What is being asked: Go to the line containing "Sf + w % rl;" in the records below and print it and every following line exactly, on through the line containing "FT_MAX_D * KM_LDP", then stop.

Records to use:

● ● ● ●

+            if (gj >= a.n_j || gi >= a.n_i) v = (gi == gj) ? (T)1 : (T)0;
+        } else if (gj >= a.n_j || gi >= a.n_i) {
+            v = (T)0;
+        }
+    }
+    return v;
+}
+template <typename T>
+__device__ __forceinline__ T km_rhs(const KBuildArgs<T>& a, int slot, int tj, int gj, T mu) {
+    if (tj < a.nt_j && gj < a.n_j) return a.y[gj] - (a.pw_mean ? a.pw_mean[(long)slot * a.pw_bstride + gj] : mu);
+    return (T)0;
+}
+
 template <typename T, int KS, int KT>
 __global__ __launch_bounds__(256, 2) void kbuild_mfma_kernel(KBuildMArgs<T> m) {
     const KBuildArgs<T>& a = m.b;
@@ -771,9 +856,7 @@
     }
     const double* sp = a.slotp + (long)slot * SLOTP;
     if (sp[SP_MFMA] == 0.0) return;
-    const T sf2 = (T)sp[0], sn2 = (T)sp[1], mu = (T)sp[2];
-    const T alpha = (T)sp[SP_ALPHA1], inv_sf2 = (T)(1.0 / sp[0]), inv_alpha = (T)(1.0 / sp[SP_ALPHA1]);
-    const T coff = (T)sp[SP_OFFSET];
+    const KmSlot<T> ksl = km_slot<T>(sp);
     const long ldo = (a.mode == 0) ? (long)TB : a.ld;
     T* out = a.out + (long)slot * a.bstride +
              ((a.mode == 0) ? (tile_index(ti, tj, a.nt_i) + (a.adj ? a.adj[panel_slot(tj, a.nt_j, a.own_panel)] : 0l)) * TS
@@ -781,12 +864,10 @@
     if (a.mode == 0 && ti == a.nt_i - 1) {
         const int r0 = 2 * lane;
         for (int jj = wave * 32; jj < wave * 32 + 32; ++jj) {
-            const int gj = tj * TB + jj;
             pair_t v;
             v.x = (T)0;
             v.y = (T)0;
-            if (lane == 0 && tj < a.nt_j && gj < a.n_j)
-                v.x = a.y[gj] - (a.pw_mean ? a.pw_mean[(long)slot * a.pw_bstride + gj] : mu);
+            if (lane == 0) v.x = km_rhs<T>(a, slot, tj, tj * TB + jj, ksl.mu);
             *reinterpret_cast<pair_t*>(out + (long)jj * ldo + r0) = v;
         }
         return;
@@ -799,28 +880,9 @@
     T* xis = xjs + (JREG ? 0 : kr * KM_LDP);
     T* nrm = xis + kr * KM_LDP;
     const double* etab = reinterpret_cast<const double*>(nrm + 2 * TB);
-    if (sizeof(T) == 8) {
-        double* et = const_cast<double*>(etab);
-        for (int idx = tid; idx < EXP_TAB; idx += 256) et[idx] = sp[0] * a.exp2tab[idx];
-    }
     const double* ie = m.inv_ell + (long)slot * d;
     const double cs = KmScale<T, KT>::v;
-    {
-        const int side = tid >> 7, p = tid & 127;
-        const T* src = side ? m.xri + (long)ti * TB + p : m.xrj + (long)tj * TB + p;
-        const long np = side ? a.npad_i : a.npad_j;
-        T* dst = (side ? xis : xjs) + p;
-        double n2 = 0.0;
-        for (int dd = 0; dd < d; ++dd) {
-            const T v = (T)(((double)src[(long)dd * np] - m.centre[dd]) * (ie[dd] * cs));
-            n2 = __builtin_fma((double)v, (double)v, n2);
-            if (side) dst[dd * KM_LDP] = v;
-            else if (!JREG) dst[dd * KM_LDP] = (T)-2 * v;
-        }
-        if (side || !JREG)
-            for (int dd = d; dd < kr; ++dd) dst[dd * KM_LDP] = (T)0;
-        nrm[side * TB + p] = (T)n2;
-    }
+    km_stage<T, !JREG>(m, slot, ti, tj, kr, cs, tid, xjs, xis, nrm, const_cast<double*>(etab));
     const int c = lane & 15, g = lane >> 4;
     T avr[2][JREG ? KSR : 1];
     if constexpr (JREG) {
@@ -845,43 +907,16 @@
     for (int ib = 0; ib < NIB; ++ib) {
         const int jb = wave + 4 * jbi;
         const int j0 = jb * 16, i0 = ib * IBR + NQ * c;
-        const vec_t nai = *reinterpret_cast<const vec_t*>(nrm + TB + i0);
         acc_t acc[NQ];
-#pragma unroll
-        for (int r = 0; r < 4; ++r) {
-            const T nbj = nrm[j0 + Num<T>::drow(g, r)];
-#pragma unroll
-            for (int q = 0; q < NQ; ++q) acc[q][r] = nai[q] + nbj;
-        }
-#pragma unroll
-        for (int s = 0; s < KSR; ++s) {
-            if (KS > 0 || s < ks) {
-                const T av = JREG ? avr[jbi][JREG ? s : 0] : xjs[(4 * s + g) * KM_LDP + j0 + c];
-                const vec_t bv = *reinterpret_cast<const vec_t*>(xis + (4 * s + g) * KM_LDP + i0);
-#pragma unroll
-                for (int q = 0; q < NQ; ++q) acc[q] = Num<T>::mfma(av, bv[q], acc[q]);
-            }
-        }
+        km_block_u<T, NQ, KSR, (KS > 0)>(acc, nrm, xis, i0, j0, g, ks,
+                                         [&](int s) { return JREG ? avr[jbi][JREG ? s : 0] : xjs[(4 * s + g) * KM_LDP + j0 + c]; });
         const int gi0 = ti * TB + i0;
 #pragma unroll
         for (int r = 0; r < 4; ++r) {
             const int jc = j0 + Num<T>::drow(g, r);
             vec_t v;
 #pragma unroll
-            for (int q = 0; q < NQ; ++q) v[q] = km_value<KT>(acc[q][r], sf2, etab, alpha, inv_sf2, inv_alpha) + coff;
-            if (edge) {
-                const int gj = tj * TB + jc;
-#pragma unroll
-                for (int q = 0; q < NQ; ++q) {
-                    const int gi = gi0 + q;
-                    if (a.mode == 0) {
-                        if (gi == gj) v[q] += a.pw_nug ? a.pw_nug[(long)slot * a.pw_bstride + gj] : sn2;
-                        if (gj >= a.n_j || gi >= a.n_i) v[q] = (gi == gj) ? (T)1 : (T)0;
-                    } else if (gj >= a.n_j || gi >= a.n_i) {
-                        v[q] = (T)0;
-                    }
-                }
-            }
+            for (int q = 0; q < NQ; ++q) v[q] = km_entry<T, KT>(acc[q][r], ksl, etab, a, slot, edge, gi0 + q, tj * TB + jc);
             *reinterpret_cast<vec_t*>(out + (long)jc * ldo + i0) = v;
         }
     }
@@ -1387,6 +1422,7 @@
     int fuse_b;
     T* fuse_W; double* fuse_partial; int* fuse_info; const double* fuse_slotp; int fuse_nt;
     int skip_upper;
+    KBuildMArgs<T> ft; int ft_kt;
 };
 
 __device__ __forceinline__ void blocked_tri_decode(int p, int H, int& u, int& v) {
@@ -1427,6 +1463,52 @@
     }
 }
 
+__device__ __forceinline__ void aligned_tri_decode(int bid, int H, int& u, int& v) {
+    const int Hm = H - 1, Sf = Hm >> 3, rl = Hm & 7, x = bid & 7;
+    const int F = Sf * (Sf - 1) / 2, Fd = F & ~7;
+    auto full_super = [&](int f, int w) {
+        int I, J;
+        tri_decode(f, Sf - 1, I, J);
+        u = 8 * (I + 1) + (w & 7);
+        v = 8 * J + (w >> 3);
+    };
+    int lo = 64 * Fd;
+    if (bid < lo) {
+        const int o = bid >> 3;
+        full_super((o >> 6) * 8 + x, o & 63);
+        return;
+    }
+    auto below = [&](int m) { return (m >> 3) * x + ((m & 7) < x ? (m & 7) : x); };
+    auto index = [&](int hi) { return below(hi) - below(lo) + ((bid - lo) >> 3); };
+    const int nA = 64 * (F - Fd), nB = 8 * rl * Sf, nC = 28 * Sf + rl * (rl - 1) / 2;
+    if (bid < lo + nA + nB + nC) {
+        int p = index(lo + nA + nB + nC);
+        if (p < nA) {
+            full_super(Fd + (p >> 6), p & 63);
+        } else if (p < nA + nB) {
+            p -= nA;
+            const int J = p / (8 * rl), w = p % (8 * rl);
+            u = 8 * Sf + w % rl;
+            v = 8 * J + w / rl;
+        } else {
+            p -= nA + nB;
+            const int J = p / 28 < Sf ? p / 28 : Sf;
+            tri_decode(p - 28 * J, J < Sf ? 7 : rl - 1, u, v);
+            u += 8 * J + 1;
+            v += 8 * J;
+        }
+        return;
+    }
+    lo += nA + nB + nC;
+    if (bid < lo + Hm) {
+        u = v = index(lo + Hm);
+        return;
+    }
+    lo += Hm;
+    u = H - 1;
+    v = index(lo + H);
+}
+
 template <typename T>
 __device__ __forceinline__ void gemm_tile_decode(const GemmArgs<T>& g, int t, int r0, int c0, int nrect, int& ti, int& tj) {
     const int H = g.r1 - r0;
@@ -1450,8 +1532,13 @@
 #ifndef GP_DIAG
 #define GP_DIAG 0
 #endif
-template <typename T, int ROLE, int NWI, int NWJ, int NBUF>
+constexpr int FT_MAX_D = 12;
+static_assert((2 * FT_MAX_D * KM_LDP + 2 * TB) * 8 + EXP_TAB * 8 <= STAGE_BYTES, "first-touch point image must fit one stage");
+template <typename T, int ROLE_, int NWI, int NWJ, int NBUF>
 __global__ __launch_bounds__(64 * NWI * NWJ, (NWI * NWJ == 4) ? 2 : 4) void gemm_nt_kernel(GemmArgs<T> g) {
+    constexpr bool FT = ROLE_ >= 5;
+    constexpr int ROLE = ROLE_ == 5 ? 0 : (ROLE_ == 6 ? 4 : ROLE_);
+    static_assert(!FT || (sizeof(T) == 8 && NWI == 2 && NWJ == 2 && NBUF == 2), "first-touch roles: fp64, 2x2 waves, two stages");
     constexpr int NW = NWI * NWJ, FI = 8 / NWI, FJ = 8 / NWJ;
     const bool c_tiled = g.c_R > 0, a_tiled = g.a_R > 0, b_tiled = g.b_R > 0;
     extern __shared__ double smem_raw[];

● ● ● ●

The answer:
+            u = 8 * Sf + w % rl;
+            v = 8 * J + w / rl;
+        } else {
+            p -= nA + nB;
+            const int J = p / 28 < Sf ? p / 28 : Sf;
+            tri_decode(p - 28 * J, J < Sf ? 7 : rl - 1, u, v);
+            u += 8 * J + 1;
+            v += 8 * J;
+        }
+        return;
+    }
+    lo += nA + nB + nC;
+    if (bid < lo + Hm) {
+        u = v = index(lo + Hm);
+        return;
+    }
+    lo += Hm;
+    u = H - 1;
+    v = index(lo + H);
+}
+
 template <typename T>
 __device__ __forceinline__ void gemm_tile_decode(const GemmArgs<T>& g, int t, int r0, int c0, int nrect, int& ti, int& tj) {
     const int H = g.r1 - r0;
@@ -1450,8 +1532,13 @@
 #ifndef GP_DIAG
 #define GP_DIAG 0
 #endif
-template <typename T, int ROLE, int NWI, int NWJ, int NBUF>
+constexpr int FT_MAX_D = 12;
+static_assert((2 * FT_MAX_D * KM_LDP + 2 * TB) * 8 + EXP_TAB * 8 <= STAGE_BYTES, "first-touch point image must fit one stage");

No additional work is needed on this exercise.